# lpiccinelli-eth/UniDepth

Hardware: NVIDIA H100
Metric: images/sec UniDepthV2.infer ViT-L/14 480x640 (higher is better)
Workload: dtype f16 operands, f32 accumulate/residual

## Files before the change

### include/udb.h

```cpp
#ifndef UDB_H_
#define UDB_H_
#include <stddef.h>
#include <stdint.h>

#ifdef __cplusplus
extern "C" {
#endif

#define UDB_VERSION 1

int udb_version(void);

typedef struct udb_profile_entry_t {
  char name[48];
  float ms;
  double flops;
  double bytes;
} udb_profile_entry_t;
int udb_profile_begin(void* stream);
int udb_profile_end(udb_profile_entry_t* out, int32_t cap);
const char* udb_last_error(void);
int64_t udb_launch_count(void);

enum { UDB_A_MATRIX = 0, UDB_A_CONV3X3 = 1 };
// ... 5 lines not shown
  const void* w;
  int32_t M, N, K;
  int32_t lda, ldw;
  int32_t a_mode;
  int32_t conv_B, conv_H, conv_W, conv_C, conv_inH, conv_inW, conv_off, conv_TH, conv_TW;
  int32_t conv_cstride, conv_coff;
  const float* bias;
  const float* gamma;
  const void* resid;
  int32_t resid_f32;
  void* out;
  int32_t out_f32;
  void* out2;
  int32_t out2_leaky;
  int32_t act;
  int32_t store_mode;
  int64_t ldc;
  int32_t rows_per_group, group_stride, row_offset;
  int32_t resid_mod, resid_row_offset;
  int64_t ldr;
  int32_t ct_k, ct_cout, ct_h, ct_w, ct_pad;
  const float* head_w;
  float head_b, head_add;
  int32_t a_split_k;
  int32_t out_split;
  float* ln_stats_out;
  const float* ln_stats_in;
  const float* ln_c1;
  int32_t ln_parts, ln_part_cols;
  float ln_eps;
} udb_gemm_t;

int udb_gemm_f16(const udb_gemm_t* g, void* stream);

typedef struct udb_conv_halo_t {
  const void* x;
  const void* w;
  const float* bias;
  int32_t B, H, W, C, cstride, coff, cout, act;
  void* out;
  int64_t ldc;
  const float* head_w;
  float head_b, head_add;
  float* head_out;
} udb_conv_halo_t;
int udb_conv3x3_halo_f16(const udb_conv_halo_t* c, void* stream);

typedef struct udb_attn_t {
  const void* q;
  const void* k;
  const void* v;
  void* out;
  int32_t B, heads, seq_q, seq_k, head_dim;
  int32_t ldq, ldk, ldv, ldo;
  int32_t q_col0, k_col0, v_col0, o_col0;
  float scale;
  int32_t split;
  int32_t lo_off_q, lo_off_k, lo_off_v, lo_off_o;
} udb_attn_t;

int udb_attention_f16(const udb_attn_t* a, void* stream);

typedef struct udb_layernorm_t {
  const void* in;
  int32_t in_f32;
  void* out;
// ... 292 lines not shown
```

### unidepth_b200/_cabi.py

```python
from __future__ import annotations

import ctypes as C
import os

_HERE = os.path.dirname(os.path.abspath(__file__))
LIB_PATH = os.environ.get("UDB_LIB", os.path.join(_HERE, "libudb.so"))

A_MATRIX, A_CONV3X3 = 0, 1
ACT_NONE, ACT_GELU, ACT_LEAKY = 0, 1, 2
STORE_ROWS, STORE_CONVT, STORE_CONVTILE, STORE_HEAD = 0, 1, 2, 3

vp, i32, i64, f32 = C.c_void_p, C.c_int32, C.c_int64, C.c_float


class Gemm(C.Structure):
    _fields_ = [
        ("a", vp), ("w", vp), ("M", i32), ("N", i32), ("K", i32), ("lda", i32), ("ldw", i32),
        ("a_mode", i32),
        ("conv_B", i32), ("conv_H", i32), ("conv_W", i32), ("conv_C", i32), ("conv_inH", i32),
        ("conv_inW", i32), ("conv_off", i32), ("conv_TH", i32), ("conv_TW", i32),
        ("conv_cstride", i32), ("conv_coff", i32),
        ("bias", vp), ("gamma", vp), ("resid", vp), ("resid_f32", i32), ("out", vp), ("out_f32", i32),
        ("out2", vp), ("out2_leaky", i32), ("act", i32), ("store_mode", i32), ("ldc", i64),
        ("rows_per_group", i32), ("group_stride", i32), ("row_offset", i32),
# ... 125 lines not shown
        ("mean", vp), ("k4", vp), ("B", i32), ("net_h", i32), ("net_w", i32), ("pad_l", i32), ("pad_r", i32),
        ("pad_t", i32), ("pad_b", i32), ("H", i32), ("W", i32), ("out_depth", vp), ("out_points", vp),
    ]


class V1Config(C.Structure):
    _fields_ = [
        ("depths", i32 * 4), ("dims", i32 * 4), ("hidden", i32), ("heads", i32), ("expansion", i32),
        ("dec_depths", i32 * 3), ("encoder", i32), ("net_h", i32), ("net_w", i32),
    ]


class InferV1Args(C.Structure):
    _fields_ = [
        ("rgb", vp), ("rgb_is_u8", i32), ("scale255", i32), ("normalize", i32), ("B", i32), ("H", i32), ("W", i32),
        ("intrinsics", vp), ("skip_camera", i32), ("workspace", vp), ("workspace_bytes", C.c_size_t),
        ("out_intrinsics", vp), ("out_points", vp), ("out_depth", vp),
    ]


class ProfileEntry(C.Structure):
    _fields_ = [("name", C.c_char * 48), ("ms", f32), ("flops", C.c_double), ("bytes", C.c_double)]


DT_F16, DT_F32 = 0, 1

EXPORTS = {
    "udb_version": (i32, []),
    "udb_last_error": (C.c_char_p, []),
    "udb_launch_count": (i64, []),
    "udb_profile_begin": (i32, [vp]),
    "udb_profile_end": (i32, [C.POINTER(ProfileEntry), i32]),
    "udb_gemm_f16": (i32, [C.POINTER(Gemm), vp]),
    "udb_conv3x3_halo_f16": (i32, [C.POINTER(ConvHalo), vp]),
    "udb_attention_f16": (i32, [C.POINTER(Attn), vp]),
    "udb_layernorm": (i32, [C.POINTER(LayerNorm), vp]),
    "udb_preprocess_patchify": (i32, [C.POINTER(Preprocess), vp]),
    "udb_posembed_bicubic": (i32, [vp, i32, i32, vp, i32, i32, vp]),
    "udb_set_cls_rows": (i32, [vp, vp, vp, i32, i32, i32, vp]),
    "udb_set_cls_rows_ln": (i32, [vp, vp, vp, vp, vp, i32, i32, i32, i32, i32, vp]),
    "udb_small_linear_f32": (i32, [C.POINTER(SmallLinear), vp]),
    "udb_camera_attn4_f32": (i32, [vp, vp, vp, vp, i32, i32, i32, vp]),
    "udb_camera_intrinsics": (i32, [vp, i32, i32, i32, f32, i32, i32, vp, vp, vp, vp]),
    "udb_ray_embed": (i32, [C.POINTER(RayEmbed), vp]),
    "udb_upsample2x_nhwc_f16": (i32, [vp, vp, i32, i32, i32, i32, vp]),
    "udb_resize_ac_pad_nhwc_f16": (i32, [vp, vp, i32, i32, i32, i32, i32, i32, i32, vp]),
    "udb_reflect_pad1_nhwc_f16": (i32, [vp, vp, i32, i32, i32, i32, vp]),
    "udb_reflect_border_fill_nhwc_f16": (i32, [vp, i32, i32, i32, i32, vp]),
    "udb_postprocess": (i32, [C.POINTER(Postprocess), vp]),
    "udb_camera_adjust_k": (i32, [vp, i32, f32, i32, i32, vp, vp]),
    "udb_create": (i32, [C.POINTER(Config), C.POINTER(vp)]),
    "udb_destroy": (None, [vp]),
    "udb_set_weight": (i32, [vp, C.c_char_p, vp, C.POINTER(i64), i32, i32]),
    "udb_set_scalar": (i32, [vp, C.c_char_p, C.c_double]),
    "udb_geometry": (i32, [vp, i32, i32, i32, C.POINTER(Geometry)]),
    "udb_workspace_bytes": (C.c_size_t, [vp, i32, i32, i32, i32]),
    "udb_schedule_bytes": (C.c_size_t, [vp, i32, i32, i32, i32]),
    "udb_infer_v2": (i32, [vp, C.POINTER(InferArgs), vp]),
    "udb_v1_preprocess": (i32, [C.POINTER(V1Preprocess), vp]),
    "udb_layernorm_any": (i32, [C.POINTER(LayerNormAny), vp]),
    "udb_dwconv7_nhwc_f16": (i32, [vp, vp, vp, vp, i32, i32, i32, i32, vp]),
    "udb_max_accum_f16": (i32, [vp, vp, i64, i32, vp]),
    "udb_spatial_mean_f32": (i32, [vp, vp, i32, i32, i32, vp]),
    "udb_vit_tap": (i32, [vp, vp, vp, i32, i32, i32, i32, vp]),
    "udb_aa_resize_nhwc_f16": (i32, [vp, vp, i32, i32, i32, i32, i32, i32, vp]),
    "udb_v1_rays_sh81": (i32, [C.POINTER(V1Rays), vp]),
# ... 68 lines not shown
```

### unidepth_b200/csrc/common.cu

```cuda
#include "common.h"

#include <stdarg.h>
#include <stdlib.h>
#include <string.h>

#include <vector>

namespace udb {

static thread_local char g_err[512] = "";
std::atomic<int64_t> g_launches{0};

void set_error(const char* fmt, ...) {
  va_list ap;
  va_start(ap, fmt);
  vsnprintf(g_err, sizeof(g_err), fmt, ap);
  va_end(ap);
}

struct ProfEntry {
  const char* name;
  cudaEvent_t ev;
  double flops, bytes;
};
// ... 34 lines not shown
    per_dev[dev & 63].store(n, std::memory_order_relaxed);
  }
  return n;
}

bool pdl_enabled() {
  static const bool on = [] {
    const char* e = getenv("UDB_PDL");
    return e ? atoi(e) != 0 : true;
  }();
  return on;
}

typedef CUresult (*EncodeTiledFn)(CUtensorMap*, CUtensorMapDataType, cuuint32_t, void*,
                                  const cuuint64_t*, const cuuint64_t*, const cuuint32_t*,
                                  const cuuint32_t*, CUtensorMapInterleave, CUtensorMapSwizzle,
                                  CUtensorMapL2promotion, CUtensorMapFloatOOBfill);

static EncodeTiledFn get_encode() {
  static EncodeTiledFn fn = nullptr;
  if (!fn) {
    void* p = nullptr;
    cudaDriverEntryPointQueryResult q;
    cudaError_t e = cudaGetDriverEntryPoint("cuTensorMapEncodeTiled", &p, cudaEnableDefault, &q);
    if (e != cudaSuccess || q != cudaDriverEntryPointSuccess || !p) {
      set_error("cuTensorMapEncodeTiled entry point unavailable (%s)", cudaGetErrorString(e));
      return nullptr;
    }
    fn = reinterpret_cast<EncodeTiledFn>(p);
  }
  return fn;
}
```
━━━━━━━━━━━━━━━━━━━━
**WHAT THE TASK ASKS**
Report the number of lines in the records above that contain "flops", with no other text.

**PROBLEM SOLUTION**
3